DATASET EXCERPTS:
int row_update(insider_hip_handle *h, int i, int cont_col, int masked, double lambda1, bool rebuild_R = true)
{
    const bool cont = cont_col >= 0;
    const FitPlan &plan = h->plan;
    const bool fused_solve = !cont && plan.fused_solve;
    const CovTables &ct = cont ? h->ds->cont : h->ds->cov[i];
    const int row0 = cont ? h->ds->SLcat + cont_col : h->ds->lvl_off[i];
    LevelArgs la;
    la.stat = h->ws.stat;
    la.nseg = h->ws.nseg;
    la.n = (int)h->ds->n;
    la.K = h->ws.K;
    la.masked = masked;
    la.R = h->ws.R;
    la.lev = h->ds->lev;
    la.lvl_off = h->ds->lvl_off_d;
    la.cov = cont ? -1 : i;
    la.own_row = row0;
    la.weights = cont ? h->ds->Zc + (size_t)cont_col * h->ds->n : nullptr;
    la.chunk_begin = ct.chunk_begin;
    la.chunk_end = ct.chunk_end;
    la.members = cont ? h->ds->ident_members : h->ds->members_all + (size_t)i * h->ds->n;
    la.nchunks = ct.nchunks;
    la.Astack = h->ws.Astack;
    la.part = h->ws.lvl_part;
    LevelReduceArgs ra;
    ra.part = h->ws.lvl_sum;
    ra.L = ct.L;
    ra.K = h->ws.K;
    ra.CCt = h->ws.CCt;
    ra.SC = h->ws.SC;
    ra.sc_off = row0;
    ra.eq = h->ws.eq;
    if (cont && plan.merged) {
        const int KP = h->ws.KP;
        const CovTables &cm = h->ds->contm[cont_col];
        ColFacArgs ca = h->ds->cf;
        ca.zt = h->ds->cf_zt;
        hipLaunchKernelGGL((k_gene_uc<4>), dim3(cdiv(h->ds->p, 4)), dim3(256), 0, h->st.stream, ca, cont_col, (const double *)h->ws.Vlev, h->ds->SLP,
                           h->ws.U);
        KCHECK();
        row_mark(h, RK_GENE_UC);
        int ypart_n = 0;
        if (int rcy = launch_mm_reduce_kp(h, h->ws.U, 2, h->ws.C, (int)h->ds->p, 1, h->ws.sc_part, nullptr, nullptr, &ypart_n, &h->row_kernels))
            return rcy;
        if (h->w_ready) {
            HIPCHECK(hipStreamWaitEvent(h->st.stream, h->st.ev_w[h->ds->c + cont_col], 0));
            HIPCHECK(hipStreamWaitEvent(h->st.stream, h->st.ev_prep, 0));
        }
        double *rec = h->w_ready ? h->ws.lvl_sum_all + (size_t)row0 * plan.plen : h->ws.lvl_sum;
        if (!h->w_ready)
            if (int rg = launch_level_gram(h, 0, h->st.stream, rec, &cm)) return rg;
        NB_DISPATCH(h->ws.NB, {
            (void)WPB_;
            hipLaunchKernelGGL((k_level_merged<NB_>), dim3(1), dim3(256), 0, h->st.stream, (const double *)rec, (const double *)h->ws.sc_part,
                               ypart_n, (const double *)cm.paircnt, h->ds->SL, (const double *)h->ws.Astack, (const int *)h->ds->one_count,
                               (const double *)h->ws.CCt, (const double *)(h->ws.SC + (size_t)row0 * KP), 1, h->ws.K, lambda1, 0, h->ws.eq,
                               h->ws.Astack + (size_t)row0 * KP, h->ws.failflag, (const double *)(h->ds->cont_cnt + cont_col));
        });
        row_mark(h, RK_MERGED);
    } else if (!cont && plan.merged) {
        const int L = ct.L, LP = (int)round_up(L, 2), KP = h->ws.KP;
        if (plan.u_cnt[i]) {
            const size_t gu_lds = (size_t)4 * (h->ds->SL + LP + GU_BATCH * WAVE) * sizeof(double);
            ColFacArgs ca = h->ds->cf;
            ca.cnt = h->ds->cf_cnt;
            ca.zt = h->ds->m > 0 ? h->ds->cf_zt : nullptr;
            hipLaunchKernelGGL((k_gene_u_cnt<4>), dim3(cdiv(h->ds->p, 4)), dim3(256), gu_lds, h->st.stream, ca, h->ds->cf_pos[i], LP,
                               (const double *)h->ws.Vlev, h->ds->SLP, h->ds->SL, h->ws.U);
            row_mark(h, RK_GENE_U_CNT);
        } else {
            if (h->ds->m > 0) return fail(INSIDER_ERR_UNSUPPORTED, "merged row update with continuous covariates needs the pair-count form");
            hipLaunchKernelGGL((k_gene_u<4>), dim3(cdiv(h->ds->p, 4)), dim3(256), (size_t)4 * (h->ds->SLcat + GU_TILE) * sizeof(double),
                               h->st.stream, (const uint32_t *)ct.grp, (const uint16_t *)ct.slev,
                               (size_t)h->ds->col_entries + LIST_BLOCK, h->ds->c - 1, L, LP, (const double *)h->ws.Vlev, h->ds->SLP, (int)h->ds->p,
                               h->ds->SLcat, h->ws.U);
            row_mark(h, RK_GENE_U);
        }
        KCHECK();
        int ypart_n = 0;
        if (int rcy = launch_mm_reduce_kp(h, h->ws.U, LP, h->ws.C, (int)h->ds->p, L, h->ws.sc_part, plan.row_fused ? nullptr : h->ws.Ylvl, nullptr,
                                          &ypart_n, &h->row_kernels))
            return rcy;
        if (!plan.row_fused) ypart_n = 0;
        if (h->w_ready) {
            HIPCHECK(hipStreamWaitEvent(h->st.stream, h->st.ev_w[i], 0));
            HIPCHECK(hipStreamWaitEvent(h->st.stream, h->st.ev_prep, 0));
        }
        if (!h->w_ready)
            if (int rg = launch_level_gram(h, i, h->st.stream, h->ws.lvl_sum)) return rg;
        double *rec = h->w_ready ? h->ws.lvl_sum_all + (size_t)row0 * plan.plen : h->ws.lvl_sum;
        NB_DISPATCH(h->ws.NB, {
            (void)WPB_;
            if (plan.row_fused) {
                hipLaunchKernelGGL((k_level_merged<NB_>), dim3(L), dim3(256), 0, h->st.stream, (const double *)rec,
                                   (const double *)(ypart_n ? h->ws.sc_part : h->ws.Ylvl), ypart_n, (const double *)ct.paircnt, h->ds->SL, (const double *)h->ws.Astack,
                                   (const int *)(h->ds->lvl_count_all + h->ds->lvl_off[i]), (const double *)h->ws.CCt,
                                   (const double *)(h->ws.SC + (size_t)row0 * KP), L, h->ws.K, lambda1, fused_solve ? 1 : 0, h->ws.eq,
                                   h->ws.Astack + (size_t)row0 * KP, h->ws.failflag);
                row_mark(h, fused_solve ? RK_MERGED_SOLVE : RK_MERGED);
            } else {
                hipLaunchKernelGGL(k_level_pack, dim3(L), dim3(256), 0, h->st.stream, (const double *)h->ws.Ylvl,
                                   (const double *)ct.paircnt, h->ds->SL, (const double *)h->ws.Astack,
                                   (const int *)(h->ds->lvl_count_all + h->ds->lvl_off[i]), L, h->ws.K, KP, plan.stat_len, rec);
                ra.part = rec;
                hipLaunchKernelGGL((k_level_reduce<NB_>), dim3(L), dim3(64), 0, h->st.stream, ra);
                row_mark(h, RK_PACK_REDUCE);
            }
        });
    } else if (!cont && plan.unmasked_fused) {
        const int L = ct.L, KP = h->ws.KP;
        NB_DISPATCH(h->ws.NB, {
            (void)WPB_;
            hipLaunchKernelGGL((k_level_merged<NB_>), dim3(L), dim3(256), 0, h->st.stream, (const double *)h->ws.lvl_zero,
                               (const double *)h->ws.lvl_zero, 0, (const double *)ct.paircnt, h->ds->SL, (const double *)h->ws.Astack,
                               (const int *)(h->ds->lvl_count_all + h->ds->lvl_off[i]), (const double *)h->ws.CCt,
                               (const double *)(h->ws.SC + (size_t)row0 * KP), L, h->ws.K, lambda1, fused_solve ? 1 : 0, h->ws.eq,
                               h->ws.Astack + (size_t)row0 * KP, h->ws.failflag);
        });
        row_mark(h, fused_solve ? RK_MERGED_SOLVE : RK_MERGED);
        row_mark(h, RK_MERGED_ZERO);
    } else {
        NB_DISPATCH(h->ws.NB, {
            (void)WPB_;
            hipLaunchKernelGGL((k_level_partial<NB_>), dim3(ct.nchunks), dim3(64), 0, h->st.stream, la);
            hipLaunchKernelGGL(k_level_sum, dim3(cdiv(plan.plen, 16), ct.L), dim3(256), 0, h->st.stream,
                               (const double *)h->ws.lvl_part, (const int *)ct.lvl_chunk_ptr, plan.plen, h->ws.lvl_sum, plan.plen);
            hipLaunchKernelGGL((k_level_reduce<NB_>), dim3(ct.L), dim3(64), 0, h->st.stream, ra);
        });
        row_mark(h, RK_LEVEL_PARTIAL);
    }
    KCHECK();
    if (fused_solve) return rebuild_R ? launch_build_R(h) : INSIDER_OK;
    int rc = do_allreduce(h, h->ws.eq, (int64_t)ct.L * (h->ws.KP * h->ws.KP + h->ws.KP));
    if (rc) return rc;
    if (cont && masked) {
        NB_DISPATCH(h->ws.NB, {
            (void)WPB_;
            hipLaunchKernelGGL((k_cont_cd<NB_>), dim3(1), dim3(64), 0, h->st.stream, (const double *)h->ws.eq, h->ws.K, lambda1,
                               h->ws.Astack + (size_t)row0 * h->ws.KP);
        });
        row_mark(h, RK_CONT_CD);
    } else {
        NB_DISPATCH(h->ws.NB, {
            (void)WPB_;
            hipLaunchKernelGGL((k_level_solve<NB_>), dim3(ct.L), dim3(64), 0, h->st.stream, (const double *)h->ws.eq,
                               (const int *)(cont ? h->ds->one_count : h->ds->lvl_count_all + h->ds->lvl_off[i]), ct.L, h->ws.K, lambda1,
                               h->ws.Astack + (size_t)row0 * h->ws.KP, h->ws.failflag);
        });
        row_mark(h, RK_LEVEL_SOLVE);
    }
    KCHECK();
    return rebuild_R ? launch_build_R(h) : INSIDER_OK;
}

ABOUT THIS TASK:
Lines holding "SLcat": copy each one from the records above.

EXERCISE SOLUTION:
    const int row0 = cont ? h->ds->SLcat + cont_col : h->ds->lvl_off[i];
            hipLaunchKernelGGL((k_gene_u<4>), dim3(cdiv(h->ds->p, 4)), dim3(256), (size_t)4 * (h->ds->SLcat + GU_TILE) * sizeof(double),
                               h->ds->SLcat, h->ws.U);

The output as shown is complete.